The rest should be easy, you say. Surely it’s just a simple process of uploading to Amazon. Oh, how I wish it were. This is always the process I hate the most. It’s difficult, time consuming and nerve wracking. Everything comes down to these couple of web pages where you enter all the details about your book. Get it wrong and everything is laid bare for the world to see. Can you imagine the horror of accidentally publishing the wrong draft? I have nightmares about that. Last year with Havoc, it took several months to build the book in Adobe Indesign and then lay it out correctly for Amazon’s uploader. Knowledge is a wonderful thing, they say. With that memory in mind, I decided to go a different path. I had Scrivener. It could take up the heavy lifting that Indesign did for Havoc. Although it was another learning curve, Scrivener’s was far shallower.

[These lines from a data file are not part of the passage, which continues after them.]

# stevewongv/Sparse2Dense

Hardware: AMD Instinct MI355X
Metric: LiDAR frames/sec (fwd+bwd), 150k-pt 0.1m-voxel synthetic Waymo scene (higher is better)
Workload: dtype bf16 (sparse stack: bf16 storage; dense neck/head: bf16 NHWC activations; fp32 accumulate, statistics, master weights, optimizer)

## Files before the change

### include/s2d_debug.h

```cpp
#ifndef S2D_DEBUG_H
#define S2D_DEBUG_H

#include "s2d.h"

#ifdef __cplusplus
extern "C" {
#endif

int s2d_debug_lds_fill(float value, int blocks, int spin, float *sink, s2d_stream_t stream);

void s2d_debug_rg_trace(void *buf);

int s2d_conv2d_debug_force(int bm, int ns, int shared_a, int conv1x1_k64);

int s2d_conv2d_plan(int kind, int n, int h, int w, int cin, int cout, int pad, int stride, int ks, int32_t out[8]);

int s2d_conv2d_wgrad_debug_force(int ring_deep, int splits);

int s2d_conv2d_wgrad_plan(int kind, int n, int h, int w, int c_in_role, int c_out_role, int pad, int ks, int32_t out[8]);

#ifdef __cplusplus
}
#endif

#endif
```

### sparse2dense_amd/_lib.py

```python
import ctypes
import os

_HERE = os.path.dirname(os.path.abspath(__file__))
LIB_PATH = os.path.join(_HERE, "lib", "libs2d_hip.so")

c_i32p = ctypes.c_void_p
c_f32p = ctypes.c_void_p
_I3 = ctypes.c_int32 * 3
_PFN_GEO = [ctypes.c_int64, ctypes.c_int, ctypes.c_int, ctypes.c_float, ctypes.c_float, ctypes.c_float, ctypes.c_float]
_F3 = ctypes.c_float * 3
_F6 = ctypes.c_float * 6


class CenterTask(ctypes.Structure):
    _fields_ = [(n, ctypes.c_void_p) for n in ("hm_logit", "reg", "height", "dim", "vel", "rot", "hm", "ind", "mask", "cat", "anno_box", "p",
                                               "d_logit", "d_reg", "d_height", "d_dim", "d_vel", "d_rot")] + [("classes", ctypes.c_int)]

class CenterPredictTask(ctypes.Structure):
    _fields_ = [("map", ctypes.c_void_p * 6), ("channel_stride", ctypes.c_int64 * 6), ("pixel_stride", ctypes.c_int64 * 6),
                ("classes", ctypes.c_int), ("label_base", ctypes.c_int)]
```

With its help, it took only a couple of days to arrive at versions for the eBook and Paperback. The cover design was a similar experience to last year. i.e. It didn’t fit. It wasn’t even close. But with the experience of last year, I quickly resolved the error inside a day. All in all, the manuscript and artwork were uploaded and accepted in about four days.

Anyway, what this post has been leading up to is, drum roll please:

Blast: Merry Hell Book Two

has landed; it’s finished. Done, dusted, finito. It’s online and available to buy from Amazon now! I would like to thank Joanna, Cristina, Toby and Stuart for helping it come to life. I’d also like to thank the encouragement of my family and friends who said some very nice things, even though they weren’t being paid to. In the end, it took me slightly less than a year and two months, from start to finish. It’s been quite a ride and I’m rather proud of the out come. See for yourself … and order a copy today.

Writing truly is a great deal of fun - even if I do moan about it all the time.